The voices sound like well-known personalities, the music features trendy dance beats and hip-hop syncopations, and the jokes and laughter are contagious.But listeners of an offbeat Swiss public radio station repeatedly got the message on Thursday: Today’s programming is brought to you by Artificial Intelligence.
Three months in the making, the French-language station Couleur 3 (Color 3) is touting a one-day experiment using cloned voices of five real, human presenters — in what managers claim is a world first — and never-aired-before music composed almost entirely by computers, not people. From 6 a.m. to 7 p.m., the station said, AI controlled its airwaves. Every 20 minutes, listeners got a reminder.
With an eerie, Sci-Fi movie-like track whirring in the background, a soothing, raspy female voice said: “AI is taking your favourite radio by storm.”
“For 13 hours, our digital alter egos have taken the reins, broadcasting their voices and their messages across the airwaves, without mercy or respite,” the voice said, at times almost taunting listeners. “The boundaries between human and machine have been blurred, and it’s up to you to unravel what’s real and what’s fake.”
“Our voice clones and AI are here to unsettle, surprise and shake you.
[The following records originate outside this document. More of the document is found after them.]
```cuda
cudaError_t launch_conv3x3_halo_bf16(const void* x, const void* w, void* out, int NB, int Hin, int Win, int H, int W, int Cout, const float* bias,
                                     int relu, int accumulate, float* stats, int bo_mode, long long* dbg, int num_sms, cudaStream_t st) {
    const int pad = (H - Hin + 2) / 2;
    if (pad < 0 || pad > 2 || H != Hin + 2 * pad - 2 || W != Win + 2 * pad - 2 || H < 1 || W < 1 || Cout % 8) return cudaErrorInvalidValue;
    if (stats && (H % HL_TH || W % HL_TW)) return cudaErrorInvalidValue;
    static bool configured = false;
    if (!configured) {
        RLR_CUDA_CHECK(cudaFuncSetAttribute(umma_conv3x3_halo_kernel<false, false>, cudaFuncAttributeMaxDynamicSharedMemorySize, HL_SMEM));
        RLR_CUDA_CHECK(cudaFuncSetAttribute(umma_conv3x3_halo_kernel<true, false>, cudaFuncAttributeMaxDynamicSharedMemorySize, HL_SMEM));
        RLR_CUDA_CHECK(cudaFuncSetAttribute(umma_conv3x3_halo_kernel<false, true>, cudaFuncAttributeMaxDynamicSharedMemorySize, HL_SMEM));
        configured = true;
    }
    if (stats && accumulate) return cudaErrorInvalidValue;
    HaloParams p{};
    p.NB = NB; p.H = H; p.W = W; p.pad = pad;
    p.tiles_h = (H + HL_TH - 1) / HL_TH; p.tiles_w = (W + HL_TW - 1) / HL_TW; p.num_tiles = NB * p.tiles_h * p.tiles_w;
    p.N = Cout; p.out = out; p.ldc = Cout; p.bias = bias; p.stats = stats; p.relu = relu; p.accumulate = accumulate; p.bo_mode = bo_mode; p.dbg = dbg;
    CUtensorMap tmX, tmW;
    {
        const uint64_t d[4] = {64, (uint64_t)Win, (uint64_t)Hin, (uint64_t)NB};
        const uint64_t s[3] = {128, (uint64_t)Win * 128, (uint64_t)Hin * Win * 128};
        const uint32_t b[4] = {64, HL_PITCH, HL_TH + 2, 1};
        RLR_CUDA_CHECK(make_tmap_bf16(&tmX, x, 4, d, s, b));
    }
    {
        const uint64_t d[2] = {9 * 64, (uint64_t)Cout}, s[1] = {9 * 64 * 2};
        const uint32_t b[2] = {64, 64};
        RLR_CUDA_CHECK(make_tmap_bf16(&tmW, w, 2, d, s, b));
    }
    const int n_tiles_n = (Cout + 63) / 64;
    int gx = num_sms / n_tiles_n;
    if (gx > p.num_tiles) gx = p.num_tiles;
    if (gx < 1) gx = 1;
    const dim3 grid(gx, n_tiles_n);
    if (stats) return launch_kernel(umma_conv3x3_halo_kernel<true, false>, grid, dim3(HL_THREADS), HL_SMEM, st, tmX, tmW, p);
    if (accumulate) return launch_kernel(umma_conv3x3_halo_kernel<false, true>, grid, dim3(HL_THREADS), HL_SMEM, st, tmX, tmW, p);
    return launch_kernel(umma_conv3x3_halo_kernel<false, false>, grid, dim3(HL_THREADS), HL_SMEM, st, tmX, tmW, p);
}

}
```

defending-against-backdoors-with-robust-learning-rate_b200/ops/csrc/gemm.h:

```cpp
#pragma once
#include <cuda_runtime.h>
#include <cuda_bf16.h>
#include <stdint.h>

#include "dropspec.h"

namespace rlr {

constexpr int kStatSlots = 16;

struct ConvGemmParams {
    int M, N, num_kb;
    int mode;
    int cblocks;
    int TW, TH, TN;
    int Ho, Wo, NB;
    int tiles_w, tiles_h;
    int ntaps;
    int in_stride;
    int out_stride, out_ph, out_pw, OutH, OutW;
    int8_t dh[9], dw[9];
    int dn[9];
    int b_mn;
    int wtap[9];
    int wcols;
    DropSpec drop;
    int tma_store;
    int split_prod;
    long long* dbg;
    const __nv_bfloat16* b_src;
    int b_ld, b_kvalid;
    const uint32_t* wait_flags;
    int wait_lo, wait_hi;
    const uint32_t* wait_epoch;
    void* out;
    int ldc;
    const float* bias;
    float* stats;
    int stat_slots;
    int relu, accumulate;
};

cudaError_t launch_gemm_bf16(const void* A, const void* B, void* out, int M, int N, int K, int lda, int ldb, int ldc,
                             const float* bias, int relu, int accumulate, float* stats, cudaStream_t st, const DropSpec* drop = nullptr);
cudaError_t launch_stem_gemm_bf16(const void* A, const void* W, void* out, int M, int N, int kvalid, int ldw, const float* bias, int relu,
                                  float* stats, const uint32_t* wait_flags, int wait_lo, int wait_hi, const uint32_t* wait_epoch,
                                  cudaStream_t st);
void set_pdl(int on);
cudaError_t launch_gemm_splitk_bf16(const void* A, const void* B, void* out, float* ws, int M, int N, int K, const float* bias, int relu,
                                    int num_sms, cudaStream_t st, const DropSpec* drop = nullptr);
void set_persistent_conv(int on);
void set_conv_occ3(int level);
void set_conv_one_wave(int on);
void set_conv_tma_store(int on);
void set_conv_split_producer(int on);
void set_conv_trace(long long* buf);
long long* conv_trace_buf();
cudaError_t launch_conv_bf16(const void* x, const void* w, void* out, int NB, int planes, int Hin, int Win, int Cin, int Ho, int Wo,
                             int Cout, int ldc, int ntaps, const int* dh, const int* dw, const int* dplane, const float* bias,
                             int relu, int accumulate, float* stats, cudaStream_t st, const int* wtap = nullptr, int w_taps_total = 0,
                             int in_stride = 1, int out_stride = 1, int out_ph = 0, int out_pw = 0);

cudaError_t launch_conv3x3_halo_bf16(const void* x, const void* w, void* out, int NB, int Hin, int Win, int H, int W, int Cout, const float* bias,
                                     int relu, int accumulate, float* stats, int bo_mode, long long* dbg, int num_sms, cudaStream_t st);

cudaError_t launch_conv3x3_halo3_bf16(const void* x, const void* w, void* out, int NB, int H, int W, int Cout, const float* bias, int relu,
                                      int accumulate, int num_sms, cudaStream_t st);

cudaError_t launch_conv_wgrad_bf16(const void* dy, const void* x, float* dW, int NB, int planes, int Hin, int Win, int Cin, int Cin_valid,
                                   int Ho, int Wo, int Cout, int ntaps, const int* dh, const int* dw, const int* dplane, int num_sms,
                                   cudaStream_t st, int in_stride = 1);
cudaError_t launch_conv_wgrad_halo_bf16(const void* dy, const void* x, float* dW, int NB, int H, int W, int Cin_valid, int Cout,
                                        int num_sms, cudaStream_t st);
void set_wgrad_rows(int on);
void wgrad_launch_counts(long long* out);
cudaError_t launch_linear_wgrad_bf16(const void* dy, const void* x, float* dW, int B, int N, int K, int num_sms, cudaStream_t st);

cudaError_t launch_ordered_sum_f32(float* out, const float* part, int nparts, long long n, cudaStream_t st);
cudaError_t launch_ordered_sum_f64(double* out, const double* part, int nparts, long long n, cudaStream_t st);
cudaError_t launch_channel_stats(const __nv_bfloat16* x, long long M, int C, float* stats , int num_sms, cudaStream_t st,
                                 int only_sum = 0, int nslots = 1);
cudaError_t launch_bn_finalize(const float* stats, int slots, float* mean_rstd, float* running_mean, float* running_var, int C,
                               float count, float eps, float momentum, int train, cudaStream_t st);
cudaError_t launch_bn_apply(const __nv_bfloat16* x, const __nv_bfloat16* res, __nv_bfloat16* y, const float* gamma, const float* beta,
                            float* mean_rstd, long long M, int C, int relu, int fin_mode, const float* stats, int slots, float count,
                            float eps, float momentum, float* running_mean, float* running_var, int num_sms, cudaStream_t st);
cudaError_t launch_bn_bwd_reduce(const __nv_bfloat16* dy, const __nv_bfloat16* y, const __nv_bfloat16* x, const float* mean_rstd,
                                 float* dsum , long long M, int C, int relu, int num_sms, cudaStream_t st,
                                 const float* gamma = nullptr, const float* beta = nullptr, int nslots = 1);
cudaError_t launch_bn_bwd_apply(const __nv_bfloat16* dy, const __nv_bfloat16* y, const __nv_bfloat16* x, const float* gamma,
                                const float* mean_rstd, const float* dsum, __nv_bfloat16* dx, __nv_bfloat16* dres, float* dgamma,
                                float* dbeta, long long M, int C, int relu, int num_sms, cudaStream_t st, const float* beta = nullptr, int nslots = 1);
cudaError_t launch_gn_fwd(const __nv_bfloat16* x, const __nv_bfloat16* res, __nv_bfloat16* y, const float* gamma, const float* beta,
                          float* mean_rstd, int B, int HW, int C, int G, float eps, int relu, int num_sms, cudaStream_t st);
cudaError_t launch_gn_bwd(const __nv_bfloat16* dy, const __nv_bfloat16* y, const __nv_bfloat16* x, const float* gamma,
                          const float* mean_rstd, __nv_bfloat16* dx, __nv_bfloat16* dres, float* dgamma, float* dbeta, int B, int HW,
                          int C, int G, int relu, int num_sms, cudaStream_t st);
cudaError_t launch_relu_bwd(__nv_bfloat16* dy, const __nv_bfloat16* y, long long n, int num_sms, cudaStream_t st, float scale = 1.0f);
cudaError_t launch_maxpool2_fwd(const __nv_bfloat16* x, __nv_bfloat16* y, uint8_t* idx, int B, int H, int W, int C, cudaStream_t st,
                                float drop_p = 0.f, uint64_t seed = 0, const long long* step = nullptr, uint64_t stream = 0);
cudaError_t launch_maxpool2_bwd(const __nv_bfloat16* dy, const uint8_t* idx, __nv_bfloat16* dx, int B, int H, int W, int C, cudaStream_t st,
                                float drop_p, uint64_t seed, const long long* step, uint64_t stream, const __nv_bfloat16* zmask);
cudaError_t launch_avgpool_fwd(const __nv_bfloat16* x, __nv_bfloat16* y, int B, int HW, int C, cudaStream_t st);
cudaError_t launch_avgpool_bwd(const __nv_bfloat16* dy, __nv_bfloat16* dx, int B, int HW, int C, cudaStream_t st);
cudaError_t launch_dropout_fwd(const __nv_bfloat16* x, __nv_bfloat16* y, uint8_t* mask, long long n, float p, uint64_t seed,
                               const long long* step, uint64_t stream, cudaStream_t st);
cudaError_t launch_dropout_bwd(const __nv_bfloat16* dy, const uint8_t* mask, __nv_bfloat16* dx, long long n, float p, cudaStream_t st);
cudaError_t launch_space_to_depth(const __nv_bfloat16* x, __nv_bfloat16* y, int NB, int H, int W, int C, int num_sms, cudaStream_t st);
cudaError_t launch_im2col_small(const __nv_bfloat16* x, __nv_bfloat16* A, int NB, int H, int W, int C, int Ho, int Wo, int k, int pad,
                                int num_sms, cudaStream_t st);
cudaError_t launch_depth_to_space(const __nv_bfloat16* x4, __nv_bfloat16* y, int NB, int H, int W, int C, int accumulate, int plane_mask,
                                  int num_sms, cudaStream_t st);
cudaError_t launch_filter_gather_transpose(const __nv_bfloat16* w, __nv_bfloat16* wt, int Cout, int T, int Cin, int nsub, const int* taps,
                                           cudaStream_t st);
cudaError_t launch_filter_transpose(const __nv_bfloat16* w, __nv_bfloat16* wt, int Cout, int ntaps, int Cin, cudaStream_t st);
cudaError_t launch_linear_small_fwd(const __nv_bfloat16* x, const __nv_bfloat16* w, const float* bias, __nv_bfloat16* y, int B, int K,
                                    int N, int relu, cudaStream_t st);
cudaError_t launch_linear_small_fwd2(const __nv_bfloat16* x, const __nv_bfloat16* w, const float* bias, __nv_bfloat16* y, int B, int K,
                                     int N, int relu, cudaStream_t st);
cudaError_t launch_linear_small_bwd2(const __nv_bfloat16* x, const __nv_bfloat16* dy, const __nv_bfloat16* w, __nv_bfloat16* dx,
                                     float* dw, float* db, int B, int K, int N, int accumulate_dx, cudaStream_t st);
cudaError_t launch_linear_small_bwd(const __nv_bfloat16* x, const __nv_bfloat16* dy, const __nv_bfloat16* w, __nv_bfloat16* dx,
                                    float* dw, float* db, int B, int K, int N, int accumulate_dx, cudaStream_t st);

}
```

And for that matter, this text was also written by a robot.”
The explosive emergence of ChatGPT last autumn and other “Generative AI” tools have caused a stir — and often fear, confusion, fascination, laughter, or worry — about the long-term economic, cultural, social and even political consequences.
Some musicians have complained that AI has ripped off their styles.
In the face of such recalcitrance, the Swiss station, which falls under the umbrella of public broadcaster Radio Television Switzerland, notes the concerns about AI — and embraces and seeks to de-mystify it.
Antoine Multone, the station’s chief, said Couleur 3 could get away with the experiment because it’s already known as “provocative.
”While some might fear the project could be a first step toward the obsolescence of people on the air — and firings of personnel too — or could weaken journalism, he defended the project as a lesson on how to live with AI.
“I think if we become ostriches … we put our heads in the sand and say, Mon Dieu, there’s a new technology! We’re all going to die!’ then yeah, we’re going to die because it (AI) is coming, whether we like it or not,” Multone said by phone. “We want to master the technology so we can then put limits on it.”